I'm sure it's simple, but I can't figure out how to join this thing.

Overall sketch:









Detail of problem area:









I'm planning to use a tongue and groove to join the main panels. I'm going to use rail and stile construction for the pedestal drawers, but I can't figure out how to join in the rails for the center drawer. A moulding will be applied the full width of the desk on the lower center drawer rail.

This is going to be stained. 3/4" oak plywood cases with solid oak mouldings and top.

Thanks. And feel free to tell me to do this some other way entirely. I've never built a desk before.


----------



## cabinetman (Jul 5, 2007)

Porphyre said:


> 'Evening. I hope you guys can guide me with a desk I'm designing.
> 
> I'm sure it's simple, but I can't figure out how to join this thing.
> 
> ...


I would first use a lock miter bit for joining the main panels instead of tongue and groove. It will leave a clean looking panel in both directions, whereas a T&G will leave a raw edge of ply. 

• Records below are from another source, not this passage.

extern "C" int rf_debug_set_phase_buffer(uint64_t* d_buf, uint32_t kid) {
  if (hipMemcpyToSymbol(HIP_SYMBOL(g_dbg_kid), &kid, sizeof(kid)) != hipSuccess) return 1;
  return hipMemcpyToSymbol(HIP_SYMBOL(g_dbg_ts), &d_buf, sizeof(d_buf)) == hipSuccess ? 0 : 1;
}

#ifndef RF_SCAT_WPE
#define RF_SCAT_WPE 4
#endif
template <int KIND, bool FL = false, bool RUNS = false, bool P16 = false>
__global__ __launch_bounds__(SCAT_NT) __attribute__((amdgpu_waves_per_eu(RF_SCAT_WPE))) void k_hash_scatter(const FilterPlan* __restrict__ plans,
                                                          const uint32_t* __restrict__ tile_filter,
                                                          const uint32_t* __restrict__ tile_start,
                                                          const void* __restrict__ in0,
                                                          const uint64_t* __restrict__ offs,
                                                          uint32_t key_len, uint32_t fp_size, uint32_t seed,
                                                          uint32_t* __restrict__ part,
                                                          uint32_t* __restrict__ cb_fill,
                                                          uint32_t* __restrict__ spill, TileRuns runs) {
  __shared__ __attribute__((aligned(16))) uint32_t s_stage[TILE_KEYS];
  __shared__ uint32_t s_off[MAX_CB];
  __shared__ uint32_t s_tmp[SCAT_NT / WAVE + 1];
  constexpr int PER = TILE_KEYS / SCAT_NT;
  constexpr int BPT = MAX_CB / SCAT_NT;
  static_assert(!P16 || (!FL && !RUNS), "16-bit keys: fresh single-run builds only");
  DBG_PHASE_K(2, 15);
  const uint32_t t = xcd_chunk(blockIdx.x, gridDim.x);
  const FilterPlan& P = plans[tile_filter[t]];
  const uint32_t start = tile_start[t];
  const uint32_t count = RUNS ? runs.end[t] - start : min((uint32_t)TILE_KEYS, P.num_new - start);
  const uint32_t value = RUNS ? runs.value[t] : P.value;
  const uint32_t num_cb = 1u << P.cbits;
  for (uint32_t i = threadIdx.x; i < num_cb; i += SCAT_NT) s_off[i] = 0;
  __syncthreads();
  DBG_PHASE_K(2, 0);
  const uint32_t esh = fp_size + P.vs - P.cbits + (FL ? 1u : 0u);
  auto cb_of = [&](uint32_t e) -> uint32_t { return P.cbits ? (e >> esh) : 0u; };
  const uint32_t flag = FL ? 1u : 0u;
  uint32_t v[PER], rank[PER];
  constexpr int HASH_CHUNK = 8;
  uint32_t dep = 0;
  constexpr bool X3 = KIND == IN_KEYS24;
  const uint32_t lane = threadIdx.x & (WAVE - 1);
  auto key_of = [&](int k) -> uint32_t {
    if constexpr (KIND == IN_VAR) return (threadIdx.x & ~(WAVE - 1)) * PER + k * WAVE + lane;
    else if constexpr (X3) return (threadIdx.x & ~(WAVE - 1)) + k * SCAT_NT + (lane >> 1) + (lane & 1) * 32;
    else return threadIdx.x + k * SCAT_NT;
  };
  constexpr uint32_t VWIN = (TILE_KEYS / (SCAT_NT / WAVE)) * 4 - 16;
  uint32_t* s_vwin = s_stage + (threadIdx.x / WAVE) * (TILE_KEYS / (SCAT_NT / WAVE));
  uint64_t vw0 = 0, vw1 = 0, vo0 = 0, vo1 = 0;
  if constexpr (KIND == IN_VAR) {
    const uint32_t j = min(key_of(0), count - 1);
    vo0 = offs[P.key_first + start + j];
    vo1 = offs[P.key_first + start + j + 1];
  }
#pragma unroll
  for (int k0 = 0; k0 < PER; k0 += HASH_CHUNK) {
    if constexpr (X3) {
      const uint32_t half = lane & 1, ki = lane >> 1;
      const uint8_t* kbase = static_cast<const uint8_t*>(in0) + (uint64_t)(P.key_first + start) * 24 + 12 * half;
      uint32_t a[HASH_CHUNK][3], b[HASH_CHUNK][3];
#pragma unroll
      for (int k = 0; k < HASH_CHUNK; k++) {
        const uint32_t c0 = (threadIdx.x & ~(WAVE - 1)) + (k0 + k) * SCAT_NT;
        const uint32_t ja = min(c0 + ki, count - 1) + dep, jb = min(c0 + 32 + ki, count - 1) + dep;
        const uint32_t* pa = reinterpret_cast<const uint32_t*>(kbase + (uint64_t)ja * 24);
        const uint32_t* pb = reinterpret_cast<const uint32_t*>(kbase + (uint64_t)jb * 24);
        a[k][0] = pa[0]; a[k][1] = pa[1]; a[k][2] = pa[2];
        b[k][0] = pb[0]; b[k][1] = pb[1]; b[k][2] = pb[2];
      }
#pragma unroll
      for (int k = 0; k < HASH_CHUNK; k++) {
        uint32_t w[6];
#pragma unroll
        for (int q = 0; q < 3; q++) {
          const uint32_t send = half ? a[k][q] : b[k][q];
          const uint32_t recv = (uint32_t)__builtin_amdgcn_mov_dpp((int)send, 0xB1, 0xf, 0xf, false);
          w[q] = half ? recv : a[k][q];
          w[3 + q] = half ? b[k][q] : recv;
        }
        const uint32_t h = xxh32_24(w, seed);
        v[k0 + k] = ((((h >> (32 - fp_size)) << P.vs) | value) << flag) | flag;
      }
    } else if constexpr (KIND == IN_KEYS24) {
      v2u ka[HASH_CHUNK], kb[HASH_CHUNK], kc[HASH_CHUNK];
#pragma unroll
      for (int k = 0; k < HASH_CHUNK; k++) {
        const uint32_t j = min(threadIdx.x + (k0 + k) * SCAT_NT, count - 1) + dep;
        const v2u* kp = reinterpret_cast<const v2u*>(static_cast<const uint8_t*>(in0) +
                                                     (uint64_t)(P.key_first + start + j) * 24);
        ka[k] = kp[0];
        kb[k] = kp[1];
        kc[k] = kp[2];
      }
      uint32_t z;
      asm volatile("v_mov_b32 %0, 0" : "=v"(z)
                   : "v"(ka[0].x), "v"(ka[1].x), "v"(ka[2].x), "v"(ka[3].x), "v"(ka[4].x), "v"(ka[5].x),
                     "v"(ka[6].x), "v"(ka[7].x), "v"(kb[0].x), "v"(kb[1].x), "v"(kb[2].x), "v"(kb[3].x),
                     "v"(kb[4].x), "v"(kb[5].x), "v"(kb[6].x), "v"(kb[7].x), "v"(kc[0].x), "v"(kc[1].x),
                     "v"(kc[2].x), "v"(kc[3].x), "v"(kc[4].x), "v"(kc[5].x), "v"(kc[6].x), "v"(kc[7].x));
#pragma unroll
      for (int k = 0; k < HASH_CHUNK; k++) {
        uint32_t w[6] = {ka[k].x + z, ka[k].y, kb[k].x, kb[k].y, kc[k].x, kc[k].y};
        const uint32_t h = xxh32_24(w, seed);
        v[k0 + k] = ((((h >> (32 - fp_size)) << P.vs) | value) << flag) | flag;
      }
    } else if constexpr (KIND == IN_VAR) {
#pragma unroll
      for (int k = 0; k < HASH_CHUNK; k++) {
        const uint64_t o0 = vo0, o1 = vo1;
        if (k0 + k + 1 < PER) {
          const uint32_t j = min(key_of(k0 + k + 1), count - 1);
          vo0 = offs[P.key_first + start + j];
          vo1 = offs[P.key_first + start + j + 1];
        }
        const uint32_t h = wave_hash_var<VWIN, false>(static_cast<const uint8_t*>(in0), o0, o1,
                                                      key_of(k0 + k) < count, s_vwin, seed, &vw0, &vw1);
        v[k0 + k] = ((((h >> (32 - fp_size)) << P.vs) | value) << flag) | flag;
      }
    } else {
#pragma unroll
      for (int k = k0; k < k0 + HASH_CHUNK; k++) {
        const uint32_t j = min(threadIdx.x + k * SCAT_NT, count - 1) + dep;
        const uint32_t h = hash_key<KIND>(in0, offs, key_len, seed, P.key_first + start + j);
        v[k] = ((((h >> (32 - fp_size)) << P.vs) | value) << flag) | flag;
      }
    }
    static_assert(HASH_CHUNK == 8, "opaque dependency below takes 8 hashes");
    asm volatile("v_mov_b32 %0, 0" : "=v"(dep)
                 : "v"(v[k0]), "v"(v[k0 + 1]), "v"(v[k0 + 2]), "v"(v[k0 + 3]), "v"(v[k0 + 4]),
                   "v"(v[k0 + 5]), "v"(v[k0 + 6]), "v"(v[k0 + 7]));
  }
  DBG_PHASE_K(2, 5);
#pragma unroll
  for (int k = 0; k < PER; k++) {
    if (key_of(k) < count) rank[k] = atomicAdd(&s_off[cb_of(v[k])], 1u);
  }
  __syncthreads();
  DBG_PHASE_K(2, 1);
  uint32_t cnt[BPT], sum = 0;
#pragma unroll
  for (int k = 0; k < BPT; k++) {
    const uint32_t b = threadIdx.x * BPT + k;
    cnt[k] = b < num_cb ? s_off[b] : 0u;
    sum += cnt[k];
  }
  uint32_t total;
  uint32_t run = block_excl_scan<SCAT_NT>(sum, s_tmp, &total);
  uint32_t g[BPT], lstart[BPT];
#pragma unroll
  for (int k = 0; k < BPT; k++) {
    const uint32_t b = threadIdx.x * BPT + k;
    g[k] = 0;
    lstart[k] = run;
    if (b < num_cb) {
      if (cnt[k]) g[k] = atomicAdd(&cb_fill[P.cb_base + b], cnt[k]);
      s_off[b] = run;
      run += cnt[k];
    }
  }
  __syncthreads();
  DBG_PHASE_K(2, 2);
#pragma unroll
  for (int k = 0; k < PER; k++) {
    if (key_of(k) < count) s_stage[s_off[cb_of(v[k])] + rank[k]] = v[k];
  }
  __syncthreads();
  DBG_PHASE_K(2, 3);
  bool over = false;
#pragma unroll
  for (int k = 0; k < BPT; k++) {
    const uint32_t b = threadIdx.x * BPT + k;
    if (b < num_cb) {
      over |= cnt[k] && g[k] + cnt[k] > (uint32_t)SORT_CAP;
      s_off[b] = g[k] - lstart[k];
    }
  }
  if (over) atomicOr(spill, 1u);
  __syncthreads();
  DBG_PHASE_K(2, 4);
  uint32_t* dst = part + P.e_first;
  if constexpr (P16) {
    auto reg16 = [&](uint32_t cb) -> uint16_t* { return reinterpret_cast<uint16_t*>(dst + (uint64_t)cb * CB_REGION); };
    for (uint32_t j = threadIdx.x; j < total; j += SCAT_NT) {
      const uint32_t x = s_stage[j];
      const uint32_t cb = cb_of(x);
      const uint32_t slot = s_off[cb] + j;
      if (slot < (uint32_t)SORT_CAP) reg16(cb)[slot] = (uint16_t)x;
    }
  } else {
    for (uint32_t j = threadIdx.x; j < total; j += SCAT_NT) {
      const uint32_t x = s_stage[j];
      const uint32_t cb = cb_of(x);
      const uint32_t slot = s_off[cb] + j;
      if (slot < (uint32_t)SORT_CAP) dst[(uint64_t)cb * CB_REGION + slot] = x;
    }
  }
  DBG_PHASE_K(2, 8);
}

The top edge of the panel next to the drawer opening is cut/notched to let in a full rail across the end panels and the opening. The width of it can allow the stiffening of the panels and a way to secure a desktop, by screwing from beneath. The lower rail on the drawer opening can be installed by way of a stub tenon on the ends of the rails.












 









.


----------



## TGRANT (Jan 25, 2011)

You might consider a frame and panel for the pedestals. Then you can use traditional mortise and tendons with solid wood, and avoid the plywood edges all together. Also, if you use oak for the frame, the panel could be ¼ inch plywood, which will save some weight and cost. Since the drawers on the left have a style and rail system, the right pedestal (looking from the front) might look more balanced with the frame rather than an un-framed piece of plywood. The joint that connects the middle rails to the pedestals on either side will be handling a lot of weight when the piece is moved around, so those joints have to be good.


----------



## maxwoodshop (Feb 7, 2011)

hey im to new to the trade to give any advice, but wow i really love the drawing, that thing will knock some socks off, please show some pics when its done. Goode luck!


----------



## Porphyre (Jan 5, 2011)

Thanks for the input. It made me begin thinking of many things an experienced furniture designer would take for granted. For instance, I had to nail down drawer sizes, which impacted construction methods of the drawers, which was impacted by the physical measurements of the desk, which impacted drawer slide mounting methods, which all impacted internal space of the drawers, which was important because I was hoping to legal-sized file drawers. Which turned out to not be aesthetically pleasing.

Anyway, I've spent the last 10 days learning lots about drawer construction, cabinet construction, and waaaaaaaaaay more than I ever needed to know about ball-bearing slides. I've also fleshed out some decorative details.

Info:
http://www.taunton.com/promotions/excerpts/DrawerBuildingBasics.pdf
http://books.google.com/books?id=OGSFAAAAMAAJ&dq=cabinet%20making&pg=PP1#v=onepage&q&f=false

Work:








_Version two of the whole desk. Dentil, fluting, edge routing, drawer added. Much detail work._

Corner pieces have become solid due to fluting. Face frame will also be solid. Case still 3/4 oak ply.









_File drawer. Inset. Standard US letter size for hanging files. Dovetailed front/back, 1/2 poplar, bottom 1/2 poplar in a groove, open to the back. Front 3/4 oak, glued and screwed.

Will use Accuride 3832 slides, with the face-frame mounting option._


----------



## jschaben (Apr 1, 2010)

You could dedicate one drawer to legal and the others to letter, just file the legal front to back instead of across the width. I think most atty's though simply fold the bottom 3 inches of the papers up. :icon_cool:


----------